Extracted records »
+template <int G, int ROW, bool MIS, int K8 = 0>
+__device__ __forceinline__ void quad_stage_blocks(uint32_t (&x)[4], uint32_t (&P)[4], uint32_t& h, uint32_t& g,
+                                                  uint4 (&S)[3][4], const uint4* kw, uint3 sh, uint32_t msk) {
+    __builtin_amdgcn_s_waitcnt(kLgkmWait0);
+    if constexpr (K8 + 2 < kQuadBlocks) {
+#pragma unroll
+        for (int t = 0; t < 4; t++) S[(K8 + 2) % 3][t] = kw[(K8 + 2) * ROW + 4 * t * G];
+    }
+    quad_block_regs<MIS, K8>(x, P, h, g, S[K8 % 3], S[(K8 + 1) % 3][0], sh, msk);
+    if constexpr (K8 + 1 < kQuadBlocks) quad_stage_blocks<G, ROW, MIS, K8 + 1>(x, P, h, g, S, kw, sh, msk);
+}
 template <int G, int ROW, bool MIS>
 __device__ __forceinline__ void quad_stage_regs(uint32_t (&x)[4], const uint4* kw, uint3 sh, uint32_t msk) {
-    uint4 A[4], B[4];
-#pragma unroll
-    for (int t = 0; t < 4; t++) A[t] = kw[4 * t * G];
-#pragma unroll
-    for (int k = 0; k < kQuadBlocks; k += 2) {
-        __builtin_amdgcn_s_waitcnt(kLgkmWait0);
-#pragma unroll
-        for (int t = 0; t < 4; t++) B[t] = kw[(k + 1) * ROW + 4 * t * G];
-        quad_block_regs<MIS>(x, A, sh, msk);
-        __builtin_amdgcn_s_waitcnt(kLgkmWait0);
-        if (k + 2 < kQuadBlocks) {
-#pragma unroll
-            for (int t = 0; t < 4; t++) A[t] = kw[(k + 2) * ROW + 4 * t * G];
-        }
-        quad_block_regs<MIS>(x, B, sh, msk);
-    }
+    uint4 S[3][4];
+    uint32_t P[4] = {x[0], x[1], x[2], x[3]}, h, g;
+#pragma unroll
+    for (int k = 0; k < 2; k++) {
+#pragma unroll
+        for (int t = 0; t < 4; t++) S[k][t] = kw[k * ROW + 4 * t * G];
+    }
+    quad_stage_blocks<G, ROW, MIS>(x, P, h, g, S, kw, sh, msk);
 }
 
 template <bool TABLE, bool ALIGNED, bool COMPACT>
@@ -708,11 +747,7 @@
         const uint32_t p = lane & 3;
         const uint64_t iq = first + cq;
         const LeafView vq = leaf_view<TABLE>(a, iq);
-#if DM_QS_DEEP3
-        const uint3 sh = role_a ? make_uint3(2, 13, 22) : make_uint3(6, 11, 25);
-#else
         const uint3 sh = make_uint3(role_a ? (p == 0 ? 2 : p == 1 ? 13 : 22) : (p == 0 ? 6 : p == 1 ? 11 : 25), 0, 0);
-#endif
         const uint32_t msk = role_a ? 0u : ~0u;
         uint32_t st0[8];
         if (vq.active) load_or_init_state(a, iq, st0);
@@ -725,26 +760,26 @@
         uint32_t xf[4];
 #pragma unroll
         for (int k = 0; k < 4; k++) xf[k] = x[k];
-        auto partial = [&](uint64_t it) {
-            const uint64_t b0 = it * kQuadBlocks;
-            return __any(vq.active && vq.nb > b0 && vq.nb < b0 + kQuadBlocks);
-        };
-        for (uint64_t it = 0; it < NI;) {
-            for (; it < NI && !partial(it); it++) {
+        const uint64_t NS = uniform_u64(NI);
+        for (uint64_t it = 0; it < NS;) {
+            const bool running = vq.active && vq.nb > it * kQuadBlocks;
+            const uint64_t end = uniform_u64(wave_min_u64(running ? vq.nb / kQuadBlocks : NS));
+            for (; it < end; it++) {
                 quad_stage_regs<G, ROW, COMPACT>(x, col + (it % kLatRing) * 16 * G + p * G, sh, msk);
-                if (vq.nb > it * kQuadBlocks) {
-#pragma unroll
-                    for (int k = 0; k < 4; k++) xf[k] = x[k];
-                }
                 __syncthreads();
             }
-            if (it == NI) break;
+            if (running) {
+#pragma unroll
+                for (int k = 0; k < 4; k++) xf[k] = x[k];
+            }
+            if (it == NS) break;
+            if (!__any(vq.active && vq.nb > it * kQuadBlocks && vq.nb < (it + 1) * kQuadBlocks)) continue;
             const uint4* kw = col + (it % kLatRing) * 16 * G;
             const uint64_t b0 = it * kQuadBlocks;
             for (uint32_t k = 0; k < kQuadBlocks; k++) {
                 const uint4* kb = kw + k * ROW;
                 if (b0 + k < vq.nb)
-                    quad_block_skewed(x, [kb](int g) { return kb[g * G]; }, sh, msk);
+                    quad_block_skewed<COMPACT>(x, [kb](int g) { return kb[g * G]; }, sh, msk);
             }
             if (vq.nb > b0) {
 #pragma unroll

--

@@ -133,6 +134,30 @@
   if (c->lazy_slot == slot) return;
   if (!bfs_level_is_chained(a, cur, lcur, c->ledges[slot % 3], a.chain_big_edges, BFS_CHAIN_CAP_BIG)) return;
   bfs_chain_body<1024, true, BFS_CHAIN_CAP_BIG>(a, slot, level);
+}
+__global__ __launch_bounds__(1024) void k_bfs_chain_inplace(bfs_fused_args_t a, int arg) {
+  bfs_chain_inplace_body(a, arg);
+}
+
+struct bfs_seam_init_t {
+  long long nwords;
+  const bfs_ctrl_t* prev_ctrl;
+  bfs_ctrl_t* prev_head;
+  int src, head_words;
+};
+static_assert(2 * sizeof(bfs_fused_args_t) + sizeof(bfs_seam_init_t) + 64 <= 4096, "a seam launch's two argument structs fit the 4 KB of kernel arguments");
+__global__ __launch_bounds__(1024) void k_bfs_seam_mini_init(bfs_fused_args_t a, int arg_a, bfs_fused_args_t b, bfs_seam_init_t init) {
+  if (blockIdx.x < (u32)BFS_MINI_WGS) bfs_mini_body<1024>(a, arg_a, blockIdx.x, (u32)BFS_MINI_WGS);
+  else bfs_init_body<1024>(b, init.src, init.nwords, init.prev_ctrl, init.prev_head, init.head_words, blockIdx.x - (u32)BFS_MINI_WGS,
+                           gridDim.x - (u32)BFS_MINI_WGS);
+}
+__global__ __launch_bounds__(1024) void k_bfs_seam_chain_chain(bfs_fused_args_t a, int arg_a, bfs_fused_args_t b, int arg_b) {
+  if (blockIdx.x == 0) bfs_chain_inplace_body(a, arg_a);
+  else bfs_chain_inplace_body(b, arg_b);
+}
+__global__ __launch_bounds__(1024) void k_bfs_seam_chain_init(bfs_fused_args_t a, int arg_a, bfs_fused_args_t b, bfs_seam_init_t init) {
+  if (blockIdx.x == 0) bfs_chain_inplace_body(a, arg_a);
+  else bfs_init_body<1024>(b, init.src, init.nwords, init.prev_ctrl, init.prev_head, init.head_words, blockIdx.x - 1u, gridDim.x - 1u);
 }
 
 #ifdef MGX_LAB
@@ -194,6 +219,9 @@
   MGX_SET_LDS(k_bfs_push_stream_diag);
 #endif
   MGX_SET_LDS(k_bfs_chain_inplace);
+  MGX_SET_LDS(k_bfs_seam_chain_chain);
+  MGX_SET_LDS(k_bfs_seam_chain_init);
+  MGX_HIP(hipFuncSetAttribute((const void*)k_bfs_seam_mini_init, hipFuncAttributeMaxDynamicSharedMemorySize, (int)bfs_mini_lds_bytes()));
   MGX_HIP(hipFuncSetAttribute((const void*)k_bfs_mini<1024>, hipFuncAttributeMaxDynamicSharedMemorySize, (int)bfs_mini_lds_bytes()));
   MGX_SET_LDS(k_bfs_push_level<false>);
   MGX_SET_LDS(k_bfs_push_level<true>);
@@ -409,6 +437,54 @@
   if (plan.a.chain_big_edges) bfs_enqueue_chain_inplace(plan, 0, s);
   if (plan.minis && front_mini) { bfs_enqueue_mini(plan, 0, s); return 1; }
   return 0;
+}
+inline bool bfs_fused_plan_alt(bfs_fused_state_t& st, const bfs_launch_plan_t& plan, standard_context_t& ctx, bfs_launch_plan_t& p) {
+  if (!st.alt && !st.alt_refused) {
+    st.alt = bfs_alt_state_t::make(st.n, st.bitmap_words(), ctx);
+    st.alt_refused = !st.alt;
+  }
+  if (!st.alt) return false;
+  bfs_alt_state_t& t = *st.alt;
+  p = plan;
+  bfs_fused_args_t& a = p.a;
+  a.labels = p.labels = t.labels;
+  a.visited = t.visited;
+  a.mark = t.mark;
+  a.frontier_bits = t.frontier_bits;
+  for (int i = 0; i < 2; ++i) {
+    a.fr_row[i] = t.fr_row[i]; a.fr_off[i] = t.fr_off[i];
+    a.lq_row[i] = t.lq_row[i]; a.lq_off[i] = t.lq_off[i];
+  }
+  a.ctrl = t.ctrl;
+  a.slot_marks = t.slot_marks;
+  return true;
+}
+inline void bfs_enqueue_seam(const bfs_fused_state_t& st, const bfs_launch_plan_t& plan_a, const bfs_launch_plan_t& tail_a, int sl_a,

Task requirements » In the listing above, transcribe exactly everything from the line containing "-133,6 +134,30 @@" down to the line containing "k_bfs_chain_inplace(bfs_fused_args_t a, int", including both and nothing more.

Written answer »
@@ -133,6 +134,30 @@
   if (c->lazy_slot == slot) return;
   if (!bfs_level_is_chained(a, cur, lcur, c->ledges[slot % 3], a.chain_big_edges, BFS_CHAIN_CAP_BIG)) return;
   bfs_chain_body<1024, true, BFS_CHAIN_CAP_BIG>(a, slot, level);
+}
+__global__ __launch_bounds__(1024) void k_bfs_chain_inplace(bfs_fused_args_t a, int arg) {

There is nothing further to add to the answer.